** Description of the task **
Where a line of the material includes the string "ntiles", copy that line.
== Segment start ==
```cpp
int VT_CAT(vt_gemm_big_dispatch, VT_SUFFIX)(const GemmParams& p, int epilogue, int out_fp32, hipStream_t st);
int VT_CAT(vt_gemm_pc_dispatch, VT_SUFFIX)(const GemmParams& p, int epilogue, int out_fp32, hipStream_t st);
static int VT_CAT(g_gemm_tile, VT_SUFFIX) = 0;
extern "C" int VT_CAT(vt_gemm_set_tile, VT_SUFFIX)(int mode) {
    if (mode < 0 || mode > 3) return VT_ERR_BAD_SHAPE;
    VT_CAT(g_gemm_tile, VT_SUFFIX) = mode;
    return VT_OK;
}
static int VT_CAT(pick_tile, VT_SUFFIX)(int M, int N, int K) {
    const int mode = VT_CAT(g_gemm_tile, VT_SUFFIX);
    if (mode) return mode;
    const long long t256 = (long long)((M + 255) / 256) * ((N + 255) / 256);
    const long long tpc = (long long)((M + 255) / 256) * ((N + 127) / 128);
    if (N >= 6144 && t256 >= 512) return 2;
    if (K >= 512 && M >= 1024) {
        const long long passes = (t256 + 255) / 256;
        const bool full = t256 <= 256 ? t256 >= 160 : 10 * t256 >= 9 * passes * 256;
        if (full && (N >= 2560 || ((N % 640) == 0 && N <= 1280) || ((N % 256) >= 192 && K >= 4096))) return 2;
    }
    if (tpc >= 512 && K >= 512) return 3;
    if (M > 64 && M <= 1024 && (long long)N * K >= (1LL << 24)) return 3;
    return 1;
}

int VT_CAT(vt_gemm_pc_bm, VT_SUFFIX)(int M);
extern "C" int VT_CAT(vt_gemm_bf16_kernel, VT_SUFFIX)(int M, int N, int K) {
    if (M <= 0 || N <= 0 || K <= 0) return VT_ERR_BAD_SHAPE;
    const int tile = VT_CAT(pick_tile, VT_SUFFIX)(M, N, K);
    return tile == 3 && VT_CAT(vt_gemm_pc_bm, VT_SUFFIX)(M) == 128 ? 4 : tile;
}

extern "C" int GEMM_ENTRY(const void* A, int lda, const void* W, int ldw, void* C, int ldc,
                            int M, int N, int K, const void* bias, int epilogue, int out_fp32,
                            const void* R, int ldr, int r_mod,
                            const float* gate_txt, const float* gate_vid, int gate_bstride, int S, int St,
                            void* C2, int ldc2, const void* U, int ldu, void* stream) {
    if (M <= 0 || N <= 0 || K <= 0 || (K % BK) != 0 || (N % 4) != 0) return VT_ERR_BAD_SHAPE;
    if ((lda % 8) || (ldw % 8) || (ldc % 4) || lda < K || ldw < K || ldc < N) return VT_ERR_BAD_SHAPE;
    if (!VT_CAT(al16, VT_SUFFIX)(A) || !VT_CAT(al16, VT_SUFFIX)(W) || !VT_CAT(al16, VT_SUFFIX)(C)) return VT_ERR_BAD_ALIGN;
    GemmParams p;
    p.A = (const bf16_t*)A; p.W = (const bf16_t*)W; p.C = C; p.bias = (const bf16_t*)bias;
    p.R = (const bf16_t*)R; p.gate_txt = gate_txt; p.gate_vid = gate_vid;
    p.C2 = (bf16_t*)C2; p.U = (const bf16_t*)U;
    p.M = M; p.N = N; p.K = K; p.lda = lda; p.ldw = ldw; p.ldc = ldc; p.ldr = ldr; p.ldc2 = ldc2; p.ldu = ldu;
    p.S = S > 0 ? S : 1; p.St = St; p.gate_bstride = gate_bstride; p.r_mod = r_mod; p.splits = 1;
    hipStream_t st = (hipStream_t)stream;
    const int tile = VT_CAT(pick_tile, VT_SUFFIX)(M, N, K);
    const bool big = tile == 2;
    if (tile == 3) {
        if (epilogue == EPI_BIAS_GELU && (out_fp32 || C2 == nullptr || (ldc2 % 4) || !VT_CAT(al16, VT_SUFFIX)(C2))) return VT_ERR_BAD_SHAPE;
        if (epilogue == EPI_GATED_RES && (out_fp32 || R == nullptr || (ldr % 4) || !VT_CAT(al16, VT_SUFFIX)(R))) return VT_ERR_BAD_SHAPE;
        if (epilogue == EPI_DGELU && (out_fp32 || U == nullptr || (ldu % 4) || !VT_CAT(al16, VT_SUFFIX)(U))) return VT_ERR_BAD_SHAPE;
        return VT_CAT(vt_gemm_pc_dispatch, VT_SUFFIX)(p, epilogue, out_fp32, st);
    }
    switch (epilogue) {
        case EPI_BIAS:
            if (big) return VT_CAT(vt_gemm_big_dispatch, VT_SUFFIX)(p, epilogue, out_fp32, st);
            return out_fp32 ? VT_CAT(launch, VT_SUFFIX)<EPI_BIAS, true>(p, st) : VT_CAT(launch, VT_SUFFIX)<EPI_BIAS, false>(p, st);
        case EPI_BIAS_GELU:
            if (out_fp32 || C2 == nullptr || (ldc2 % 4) || !VT_CAT(al16, VT_SUFFIX)(C2)) return VT_ERR_BAD_SHAPE;
            if (big) return VT_CAT(vt_gemm_big_dispatch, VT_SUFFIX)(p, epilogue, 0, st);
            return VT_CAT(launch, VT_SUFFIX)<EPI_BIAS_GELU, false>(p, st);
        case EPI_GATED_RES:
            if (out_fp32 || R == nullptr || (ldr % 4) || !VT_CAT(al16, VT_SUFFIX)(R)) return VT_ERR_BAD_SHAPE;
            if (C2 != nullptr && ((ldc2 % 4) || !VT_CAT(al16, VT_SUFFIX)(C2))) return VT_ERR_BAD_SHAPE;
            if (gate_vid != nullptr && (gate_txt == nullptr || (gate_bstride % 4) || !VT_CAT(al16, VT_SUFFIX)(gate_vid) || !VT_CAT(al16, VT_SUFFIX)(gate_txt)))
                return VT_ERR_BAD_SHAPE;
            if (big) return VT_CAT(vt_gemm_big_dispatch, VT_SUFFIX)(p, epilogue, 0, st);
            return VT_CAT(launch, VT_SUFFIX)<EPI_GATED_RES, false>(p, st);
        case EPI_DGELU:
            if (out_fp32 || U == nullptr || (ldu % 4) || !VT_CAT(al16, VT_SUFFIX)(U)) return VT_ERR_BAD_SHAPE;
            if (big) return VT_CAT(vt_gemm_big_dispatch, VT_SUFFIX)(p, epilogue, 0, st);
            return VT_CAT(launch, VT_SUFFIX)<EPI_DGELU, false>(p, st);
        default:
            return VT_ERR_UNSUPPORTED;
    }
}
```

videotuna-dev_amd/csrc/gemm_big_bf16.hip:

```cpp
#include "gemm_epilogue.h"

#ifndef VT_SUFFIX
#define VT_SUFFIX
#endif
#define VT_CAT_(a, b) a##b
#define VT_CAT(a, b) VT_CAT_(a, b)
#define GEMM_BIG_KERNEL VT_CAT(gemm_tn_big_kernel, VT_SUFFIX)
#define GEMM_BIG_ENTRY VT_CAT(vt_gemm_bf16_big, VT_SUFFIX)

#define GB_BM 256
#define GB_BN 256
#define GB_BK 64
#define GB_STAGE 65536
#ifndef GB_LOADERS
#define GB_LOADERS 0
#endif
#ifndef GB_STAGGER
#define GB_STAGGER 1
#endif
#ifndef GB_MFMA16
#define GB_MFMA16 1
#endif
#ifndef GB_W4
#define GB_W4 0
#endif
#define GB_THREADS (GB_LOADERS ? 768 : (GB_W4 ? 256 : 512))
#define GB_TN (GB_W4 ? 8 : 4)
#define GB_EROWS (GB_W4 ? 4 : 8)
#define GB_EPASS (32 / GB_EROWS)
#define GB_CS_LD 260

typedef int gb_i32x4 __attribute__((ext_vector_type(4)));

__device__ __forceinline__ void gb_lds_barrier() { asm volatile("s_waitcnt lgkmcnt(0)\n\ts_barrier" ::: "memory"); }

struct GbTile {
    int row0, col0;
    const bf16_t* a;
    const bf16_t* w;
    unsigned a_bytes, w_bytes;
};
__device__ __forceinline__ gb_i32x4 gb_words(const void* base, unsigned bytes) {
    const unsigned long long a = (unsigned long long)base;
    return (gb_i32x4){(int)(unsigned)a, (int)((a >> 32) & 0xffffu), (int)bytes, 0x00020000};
}

__device__ __forceinline__ GbTile gb_tile(const GemmParams& p, int id, int nbm, int nbn) {
    const int GM = 4;
    const int in_group = GM * nbn;
    const int group = id / in_group;
    const int first_m = group * GM;
    const int gsz = min(nbm - first_m, GM);
    GbTile t;
    t.row0 = (first_m + (id % in_group) % gsz) * GB_BM;
    t.col0 = ((id % in_group) / gsz) * GB_BN;
    const long long a_rem = (long long)(p.M - t.row0) * p.lda * 2;
    const long long w_rem = (long long)(p.N - t.col0) * p.ldw * 2;
    t.a = p.A + (size_t)t.row0 * p.lda;
    t.w = p.W + (size_t)t.col0 * p.ldw;
    t.a_bytes = (unsigned)(a_rem > 0x7fffffffLL ? 0x7fffffffLL : a_rem);
    t.w_bytes = (unsigned)(w_rem > 0x7fffffffLL ? 0x7fffffffLL : w_rem);
    return t;
}

template <int EPI, bool OUT_F32>
__global__ __launch_bounds__(GB_THREADS, 1) void GEMM_BIG_KERNEL(GemmParams p) {
    __shared__ __attribute__((aligned(16))) char smem[2 * GB_STAGE];
    const int tid = threadIdx.x, lane = tid & 63;
    const int wave = __builtin_amdgcn_readfirstlane(tid >> 6);
    const int wm = wave & 1, wn = wave >> 1;
    const int nbm = (p.M + GB_BM - 1) / GB_BM, nbn = (p.N + GB_BN - 1) / GB_BN;
    const int ntiles = nbm * nbn;
    const int spx = gridDim.x >> 3;
    const int slot = (int)(blockIdx.x & 7) * spx + (int)(blockIdx.x >> 3);
    const unsigned smem_lds = (unsigned)(uintptr_t)(__attribute__((address_space(3))) char*)smem;

    const int drl = lane >> 3, dcp = lane & 7;
#if GB_LOADERS
    const bool loader = wave >= 8;
    constexpr int NP = 8, PSTRIDE = 4;
    const int pw = wave & 3;
#else
    constexpr bool loader = true;
    constexpr int NP = GB_W4 ? 8 : 4, PSTRIDE = GB_W4 ? 4 : 8;
    const int pw = wave;
#endif
    const int row0p = 8 * pw + drl;
    const int sw = (row0p >> 1) & 7;
    const int a_voff0 = row0p * p.lda * 2 + ((dcp ^ sw) << 4);
    const int w_voff0 = row0p * p.ldw * 2 + ((dcp ^ sw) << 4);
    const int a_pstep = 8 * PSTRIDE * p.lda * 2, w_pstep = 8 * PSTRIDE * p.ldw * 2;
    auto dma = [&](const GbTile& t, int kt, int buf, int j0 = 0, int j1 = NP) {
        const int soff = kt * GB_BK * 2;
        __amdgpu_buffer_rsrc_t ra = make_rsrc(t.a, t.a_bytes), rw = make_rsrc(t.w, t.w_bytes);
#pragma unroll
        for (int j = j0; j < j1; ++j) {
            char* dst = smem + buf * GB_STAGE + (pw + PSTRIDE * j) * 1024;
            __builtin_amdgcn_raw_ptr_buffer_load_lds(ra, (__attribute__((address_space(3))) void*)dst, 16, a_voff0, soff + j * a_pstep, 0, 0);
            __builtin_amdgcn_raw_ptr_buffer_load_lds(rw, (__attribute__((address_space(3))) void*)(dst + 32768), 16, w_voff0, soff + j * w_pstep, 0, 0);
        }
    };
    auto dma_hidden = [&](const GbTile& t, int buf, int j0 = 0, int j1 = NP) {
        const gb_i32x4 ra = gb_words(t.a, t.a_bytes), rw = gb_words(t.w, t.w_bytes);
#pragma unroll
        for (int j = j0; j < j1; ++j) {
            const unsigned dst = smem_lds + buf * GB_STAGE + (pw + PSTRIDE * j) * 1024;
            asm volatile("s_mov_b32 m0, %0\n\ts_nop 0\n\tbuffer_load_dwordx4 %1, %2, %3 offen lds" :: "s"(dst), "v"(a_voff0), "s"(ra), "s"(j * a_pstep) : "memory");
            asm volatile("s_mov_b32 m0, %0\n\ts_nop 0\n\tbuffer_load_dwordx4 %1, %2, %3 offen lds" :: "s"(dst + 32768), "v"(w_voff0), "s"(rw), "s"(j * w_pstep) : "memory");
        }
    };

    const int nk = p.K / GB_BK;
    const int fr = lane & 31;
    const int fh = lane >> 5;
    const int fx = (fr >> 1) & 7;
    const int fr16 = lane & 15, fq = lane >> 4, fx16 = (fr16 >> 1) & 7;
    const int er = tid >> 6;
    const int ec = (tid & 63) * 4;

    if (slot >= ntiles) return;
    GbTile cur = gb_tile(p, slot, nbm, nbn);
    int buf = 0;
    if (loader) dma(cur, 0, 0);
    for (int tile = slot; tile < ntiles; tile += gridDim.x) {
        const bool has_next = tile + (int)gridDim.x < ntiles;
        GbTile nxt = cur;
        if (has_next) nxt = gb_tile(p, tile + gridDim.x, nbm, nbn);
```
== Segment end ==
** Your solution **
    const int ntiles = nbm * nbn;
    if (slot >= ntiles) return;
    for (int tile = slot; tile < ntiles; tile += gridDim.x) {
        const bool has_next = tile + (int)gridDim.x < ntiles;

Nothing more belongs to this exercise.